The deliberate failure to address data pointing to the ineffectiveness of this policy and to the worsening of the situation under this type of legislation is quite telling regarding how criminalization processes operate in the country—processes that aim more to fuel inflammatory rhetoric on social media by “Instagrammer” politicians than to actually propose solutions to public safety issues. To be clear: solutions that should be devised in collaboration with those who have long studied this issue—or, at the very least, by overcoming the argumentative burden imposed by the data of reality. However, electoral demands and the collective indignation driven by the media seem to push aside the need for deeper analysis.
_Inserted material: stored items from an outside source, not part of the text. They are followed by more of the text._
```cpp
static hipError_t nl_attn_f16_run(const float* X, float* Xo, const float* Wp, const float* bp, float* partial, uint16_t* scratch16,
                                  int B, int N, int C, hipStream_t s, int q0, int q1, bool split, int ks_cap, bool prepacked) {
    if (C != 84 && C != 60 && C != 36) return hipErrorInvalidValue;
    if (q1 < 0) q1 = N;
    if (q0 < 0 || q0 >= q1 || q1 > N) return hipErrorInvalidValue;
    const int CP = nl_padded_ch(C);
    const int npad = (N + 31) / 32 * 32 + 64;
    uint16_t* Khi = scratch16;
    uint16_t* Klo = Khi + (size_t)B * npad * NF_CP;
    uint16_t* Vthi = Klo + (size_t)B * npad * NF_CP;
    uint16_t* Vtlo = Vthi + (size_t)B * NF_CP * npad;
    if (!prepacked) {
        hipLaunchKernelGGL(nl_pack_f16_kernel<false>, dim3(B * (npad / 32)), dim3(256), 0, s, X, Khi, Klo, Vthi, Vtlo, B, N, npad, C, CP, nullptr, nullptr, 0, 0);
        hipError_t e = hipGetLastError();
        if (e != hipSuccess) return e;
    }
    const int ks_max = std::min(nl_key_splits(B, N), ks_cap);
    int ks = 1;
    {
        const long long qb = (long long)((q1 - q0 + NF_QB - 1) / NF_QB) * B;
        double best = 1e30;
        for (int k = 1; k <= ks_max; ++k) {
            const double t = (double)((qb * k + 255) / 256) / k;
            if (t < best - 1e-9) {
                best = t;
                ks = k;
            }
        }
    }
    if (ks > 1 && !partial) return hipErrorInvalidValue;
    float* Zp = partial;
    float* ML = partial ? partial + (size_t)B * ks * N * CP : nullptr;
    dim3 grid((q1 - q0 + NF_QB - 1) / NF_QB, B, ks);
    dim3 block(NF_THREADS);
    int dev = 0;
    if (hipGetDevice(&dev) != hipSuccess || dev < 0 || dev >= 64) return hipErrorInvalidDevice;
    const size_t scratch_bytes = 2 * nl_f16_scratch_halfs(B, N);
    static std::atomic<int> attr_sw[64];
    if (!attr_sw[dev]) {
        const void* const fns[6] = {
            reinterpret_cast<const void*>(nl_attn_f16_sw_kernel<84, true>), reinterpret_cast<const void*>(nl_attn_f16_sw_kernel<60, true>),
            reinterpret_cast<const void*>(nl_attn_f16_sw_kernel<36, true>), reinterpret_cast<const void*>(nl_attn_f16_sw_kernel<84, false>),
            reinterpret_cast<const void*>(nl_attn_f16_sw_kernel<60, false>), reinterpret_cast<const void*>(nl_attn_f16_sw_kernel<36, false>),
        };
        const int lds[2] = {NfSW<true>::LDS_BYTES, NfSW<false>::LDS_BYTES};
        for (int i = 0; i < 6; ++i) {
            hipError_t e = hipFuncSetAttribute(fns[i], hipFuncAttributeMaxDynamicSharedMemorySize, lds[i / 3]);
            if (e != hipSuccess) return e;
        }
        attr_sw[dev] = 1;
    }
    const unsigned rel_klo = (unsigned)((Klo - Khi) * 2), rel_vhi = (unsigned)((Vthi - Khi) * 2), rel_vlo = (unsigned)((Vtlo - Khi) * 2);
#define NP_LAUNCH(C_, S_) hipLaunchKernelGGL((nl_attn_f16_sw_kernel<C_, S_>), grid, block, (NfSW<S_>::LDS_BYTES), s, X, Khi, rel_klo, rel_vhi, rel_vlo, \
                                             (unsigned)scratch_bytes, Xo, Wp, bp, Zp, ML, N, npad, q0, q1)
    switch (C) {
        case 84: if (split) NP_LAUNCH(84, true); else NP_LAUNCH(84, false); break;
        case 60: if (split) NP_LAUNCH(60, true); else NP_LAUNCH(60, false); break;
        case 36: if (split) NP_LAUNCH(36, true); else NP_LAUNCH(36, false); break;
    }
#undef NP_LAUNCH
    hipError_t e = hipGetLastError();
    if (e != hipSuccess || ks == 1) return e;
    return launch_nl_merge(X, Zp, ML, bp, Xo, B, N, C, ks, s, q0, q1);
}

}
```

Baseline: 936.3.

## Stage fused pack through LDS with vectorized float4 loads and 16-byte stores

Rewrites the FROMX path of the pack kernel so that raw frame pixels are read as coalesced float4 pieces (2 pixels x 6 floats), with a scalar fallback at row or alignment boundaries, and then scattered into a shared-memory tile. The X output, the K hi/lo and the transposed V hi/lo are then written from LDS with 16-byte vector stores instead of per-element 2-byte scattered writes. This is meant to cut the uncoalesced global gather and narrow stores in the space-to-depth pack step. It adds LDS traffic, boundary-case complexity and a new alignment requirement on X and scratch that is checked on the host.

Measured after the change: 935.8 (median of 2 runs). Within noise of the previous version (-0.0%).

```diff
diff --git a/pfnl_amd/csrc/nonlocal_f16.hip b/pfnl_amd/csrc/nonlocal_f16.hip
--- a/pfnl_amd/csrc/nonlocal_f16.hip
+++ b/pfnl_amd/csrc/nonlocal_f16.hip
@@ -27,50 +27,146 @@
 }
 __device__ __forceinline__ float bf16_float(unsigned short u) { return (float)__builtin_bit_cast(_Float16, u); }
 
+constexpr int NP_XS = 100;
+
 template <bool FROMX>
 __global__ __launch_bounds__(256) void nl_pack_f16_kernel(const float* __restrict__ X, uint16_t* __restrict__ Khi, uint16_t* __restrict__ Klo,
                                                           uint16_t* __restrict__ Vthi, uint16_t* __restrict__ Vtlo, int B, int N, int Npad, int C,
                                                           int CPin, const float* __restrict__ xraw, float* __restrict__ Xout, int H, int W) {
-    __shared__ uint16_t vth[NF_CP][34], vtl[NF_CP][34];
     const int nblk = Npad / 32;
     const int b = blockIdx.x / nblk, n0 = (blockIdx.x - b * nblk) * 32;
     const int tid = threadIdx.x;
-    [[maybe_unused]] const int C3 = C / 4, T = C / 12, W2 = W / 2;
-#pragma unroll
-    for (int j = 0; j < 32 * NF_CP / 256; ++j) {
-        const int i = tid + 256 * j;
-        const int kk = i / NF_CP, c = i - kk * NF_CP;
-        const int n = n0 + kk;
-        float raw = 0.f;
-        if constexpr (FROMX) {
-            if (n < N && c < C) {
-                const int sub = c / C3, k = c - sub * C3;
-                const int t = k / 3, cc = k - 3 * t;
-                const int y = 2 * (n / W2) + (sub >> 1), xx = 2 * (n % W2) + (sub & 1);
-                raw = xraw[((((size_t)b * T + t) * H + y) * W + xx) * 3 + cc];
-            }
-            if (n < N && c < CPin) Xout[((size_t)b * N + n) * CPin + c] = raw;
-        } else {
-            raw = (n < N && c < C) ? X[((size_t)b * N + n) * CPin + c] : 0.f;
-        }
-        const float v = raw * NF_XSCALE;
-        const unsigned short hi = bf16_bits(v);
-        const unsigned short lo = bf16_bits(v - bf16_float(hi));
-        Khi[((size_t)b * Npad + n) * NF_CP + c] = (n >= N && c == C) ? (unsigned short)0xfbff : (c == C + 1 ? (unsigned short)0x3c00 : hi);
-        Klo[((size_t)b * Npad + n) * NF_CP + c] = lo;
-        const int e = (kk & 3) | (((kk >> 3) & 1) << 2), kh = (kk >> 2) & 1, t = kk >> 4;
-        const int pos = 16 * t + 8 * kh + e;
-        vth[c][pos] = c == C ? (unsigned short)0x3c00 : hi;
-        vtl[c][pos] = c == C ? (unsigned short)0 : lo;
-    }
-    __syncthreads();
-#pragma unroll
-    for (int j = 0; j < 16 * NF_CP / 256; ++j) {
-        const int i = tid + 256 * j;
-        const int c = i >> 4, pp = (i & 15) * 2;
-        const size_t vp = ((size_t)b * NF_CP + c) * Npad + n0 + pp;
-        *reinterpret_cast<unsigned*>(Vthi + vp) = (unsigned)vth[c][pp] | ((unsigned)vth[c][pp + 1] << 16);
-        *reinterpret_cast<unsigned*>(Vtlo + vp) = (unsigned)vtl[c][pp] | ((unsigned)vtl[c][pp + 1] << 16);
+    if constexpr (FROMX) {
+        __shared__ __attribute__((aligned(16))) float xs[32 * NP_XS];
+        const int T = C / 12, C3 = C / 4, W2 = W / 2;
+        const int nreq = 96 * T;
+        const float4* const safe = reinterpret_cast<const float4*>(xraw + (((0 - reinterpret_cast<uintptr_t>(xraw)) & 15) >> 2));
+        float4 piece[3];
+        bool whole[3];
+#pragma unroll
+        for (int j = 0; j < 3; ++j) {
+            const int i = tid + 256 * j;
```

The irrationality of the legislative process is evident. So is its apparent democracy, since a law passed hastily and without the systematic participation of other members of civil society is based on a mandate granted in distant quadrennial elections. The absence of periodic evaluations of these legal measures seals their detachment from the practical, proactive, and inherently political realm, and definitively pushes them into the field of empty rhetoric with no need for results.
What we can expect is an increase in prison overcrowding, the continuation of its racist bias, the strengthening of criminal organizations, and the treatment of a social and structural problem through incarceration, forcing academia itself to repeat cyclical observations and arguments in its analyses in the field of criminal justice studies. We, too, would like to advance this research by developing new proposals grounded in constitutional principles and based on real data and evidence on violence.
Brazil—and its population, both inside and outside prisons—deserves better than this from the State and the University.